A primary competitor to Bigelow Aerospace on the commercial space station frontier, EA has leveraged 20th-Century Russian military space technology in a bid to accelerate a fully-functioning private spaceflight program to orbit.  Because it is based on preexisting technology, (which was originally known as “Almaz,”) primary elements of the spaceflight system have already been through flight testing, giving EA a distinct research and development (i.e., cost) advantage.  They’re currently working to update the Almaz space system.

Should EA’s number of flights grow to six a year or more, (according to their recent press release,) it would be economically-feasible for them to launch and sustain the legacy space stations on-orbit for government and academic research as well as space tourism.

If EA is able to complete their modernizations quickly, they’d be at a distinct advantage compared to Bigelow in that EA is developing both spacecraft and space stations as part of their program.

Bigelow is reliant on someone else’s spacecraft to reach their inflatable habitats.





Bigelow Aerospace preps new digs

22 02 2011

Rendering of a commercial space station composed of Bigelow Aerospace inflatable modules. (Credit: Bigelow Aerospace)

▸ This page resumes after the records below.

# ofsouzap/DistributedMandelbrot

Measured on AMD Instinct MI355X. Metric: G pixel-iterations/s on 4096^2 tile, max_iter=1000 fp64, higher is better.
Workload: dtype f64

## Files before the change

distributedmandelbrot_amd/_lib.py:

```python
from __future__ import annotations

import ctypes as C
import importlib.util
import os
import sys

HERE = os.path.dirname(os.path.abspath(__file__))
SO_PATH = os.path.join(HERE, "libmbk_hip.so")

MBK_OK, MBK_ERR_INVALID, MBK_ERR_NO_DEVICE, MBK_ERR_HIP, MBK_ERR_NOMEM, MBK_ERR_NET = range(6)
MBK_WANT_COUNTS = 0x1
MBK_WANT_BYTES = 0x2
MBK_KERNEL_DEFAULT = 0x000
MBK_KERNEL_SIMPLE = 0x100
MBK_KERNEL_ASM = 0x200
MBK_KERNEL_REFILL = 0x300
MBK_KERNEL_GROUP = 0x400
MBK_KERNEL_SCAN = 0x500
KERNELS = {"default": MBK_KERNEL_DEFAULT, "simple": MBK_KERNEL_SIMPLE, "asm": MBK_KERNEL_ASM,
           "refill": MBK_KERNEL_REFILL, "group": MBK_KERNEL_GROUP, "scan": MBK_KERNEL_SCAN}
OPTIONS = {name: i for i, name in enumerate(
    ["order", "waves_per_wg", "group_steps", "exact_steps", "probe_steps", "scan_waves", "scan_xcd_map", "scan_col_period", "heavy_share",
     "rf_livemin", "rf_patience", "rf_batch", "rf_waves", "cycle_detect", "probe_mid", "prepass_overlap", "exact_long", "scan_inline", "wave_limit", "units_min_light", "xcd_balance", "m_late", "h_settled", "classify_wg", "scan_strip", "cycle_window", "spill_first", "spill_lanes", "spill_min_mrd", "spill_min_blocks", "spill_cyc_shift"])}
MBK_PRECISION_F32 = 0x1000
MBK_LAZY_UNIFORM = 0x2000
MBK_DEEP_BLA = 0x8000
MBK_DEEP_XBLA = 0x10000
PRECISIONS = {"f64": 0, "f32": MBK_PRECISION_F32}
MBK_SLOTS = 4
MBK_WORKER_DEPTH = 3
MBK_INFO_SCAN_WG_PER_CU = 100
MBK_INFO_XCD_SHARE = 110
MBK_INFO_SPILL = 130
MBK_CODEC_RAW = 0x00
MBK_CODEC_RLE = 0x01
MBK_CHUNK_DEFINITION = 4096
MBK_CHUNK_BYTES = 4096 * 4096
MBK_ABI_VERSION = 5
# ... 137 lines not shown
    "mbk_distance_value_host": (C.c_double, [C.c_double, C.c_double, C.c_int32]),
    "mbk_datachunk_submit": (C.c_int, [C.c_void_p, C.c_int, C.c_uint32, C.c_uint32, C.c_uint32, C.c_uint32,
                                       C.c_void_p, C.c_void_p]),
    "mbk_datachunk_submit_ex": (C.c_int, [C.c_void_p, C.c_int, C.c_uint32, C.c_uint32, C.c_uint32, C.c_uint32,
                                          C.c_void_p, C.c_void_p, C.c_uint32]),
    "mbk_view_submit": (C.c_int, [C.c_void_p, C.c_int, C.POINTER(mbk_view), C.c_uint32, C.c_uint32,
                                  C.c_void_p, C.c_void_p]),
    "mbk_wait": (C.c_int, [C.c_void_p, C.c_int, C.POINTER(mbk_stats)]),
    "mbk_serialize_last": (C.c_int, [C.c_void_p, C.c_void_p, C.c_uint64, C.POINTER(C.c_uint64),
                                     C.POINTER(C.c_uint32)]),
    "mbk_set_option": (C.c_int, [C.c_void_p, C.c_int, C.c_uint32]),
    "mbk_get_option": (C.c_int, [C.c_void_p, C.c_int, C.POINTER(C.c_uint32)]),
    "mbk_quantise_counts": (C.c_int, [C.c_void_p, C.c_void_p, C.c_uint64, C.c_uint32, C.c_void_p]),
    "mbk_units_plan": (C.c_int, [C.c_uint32, C.c_uint32, C.c_uint32, C.c_void_p, C.c_void_p]),
    "mbk_units_lookup": (C.c_int, [C.c_void_p, C.c_uint32, C.c_void_p, C.c_void_p]),
    "mbk_reduce_counts": (C.c_int, [C.c_void_p, C.c_void_p, C.c_uint64, C.c_uint32, C.c_void_p,
                                    C.POINTER(mbk_stats)]),
    "mbk_worker_run": (C.c_int, [C.c_void_p, C.c_char_p, C.c_uint16, C.c_uint64, C.c_uint32,
                                 C.POINTER(mbk_worker_report)]),
    "mbk_net_set_option": (C.c_int, [C.c_int, C.c_uint32]),
    "mbk_net_get_option": (C.c_int, [C.c_int, C.POINTER(C.c_uint32)]),
    "mbk_feeder_run": (C.c_int, [C.POINTER(mbk_feeder_ops), C.c_char_p, C.c_uint16, C.c_uint64, C.c_uint32,
                                 C.POINTER(mbk_worker_report)]),
    "mbk_deep_orbit_create": (C.c_int, [C.c_char_p, C.c_char_p, C.c_uint32, C.c_uint32, C.POINTER(C.c_void_p)]),
    "mbk_deep_orbit_destroy": (None, [C.c_void_p]),
    "mbk_deep_orbit_info": (C.c_int, [C.c_void_p, C.POINTER(C.c_uint32), C.POINTER(C.c_uint32), C.POINTER(C.c_uint32),
                                      C.POINTER(C.c_uint32)]),
    "mbk_deep_orbit_read": (C.c_int, [C.c_void_p, C.c_void_p, C.c_void_p, C.c_uint64]),
    "mbk_deep_view_launch": (C.c_int, [C.c_void_p, C.c_void_p, C.POINTER(mbk_deep_view), C.c_uint32, C.c_uint32,
                                       C.c_void_p, C.c_void_p, C.c_void_p, C.c_void_p]),
# ... 193 lines not shown
```

distributedmandelbrot_amd/csrc/mbk_api.hip:

```cpp
#include "../../include/mbk.h"

#include <hip/hip_runtime.h>

#include <cmath>
#include <cstdio>
#include <cstdlib>
#include <algorithm>
#include <cstring>
#include <new>
#include <string>
#include <vector>
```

It appears, in the interest of furnishing the new space digs (read: inflatable orbital space modules) they’re poised to launch, Bigelow Aerospace has secured a partially exclusive license from NASA.

The license is for the cryptically entitled, “Apparatus For Integrating A Rigid Structure Into A Flexible Wall Of An Inflatable Structure,” – or as I read it, “Fancy brackets to allow walls and floors to unfold as an inflatable module inflates.”

This is what one would need to, say, loft a station complete with prefabricated compartments – ready for commercial customers and occupants.

To me, this is a very exciting development, especially on the heels of NASA’s recent hint that Bigelow might be providing one of its modules to test on the International Space Station.  This means imminent progress.  A company wouldn’t pay to license technology without the reasonable expectation of a turnaround, and sooner rather than later.

The advent of the private space station appears to be completely on track.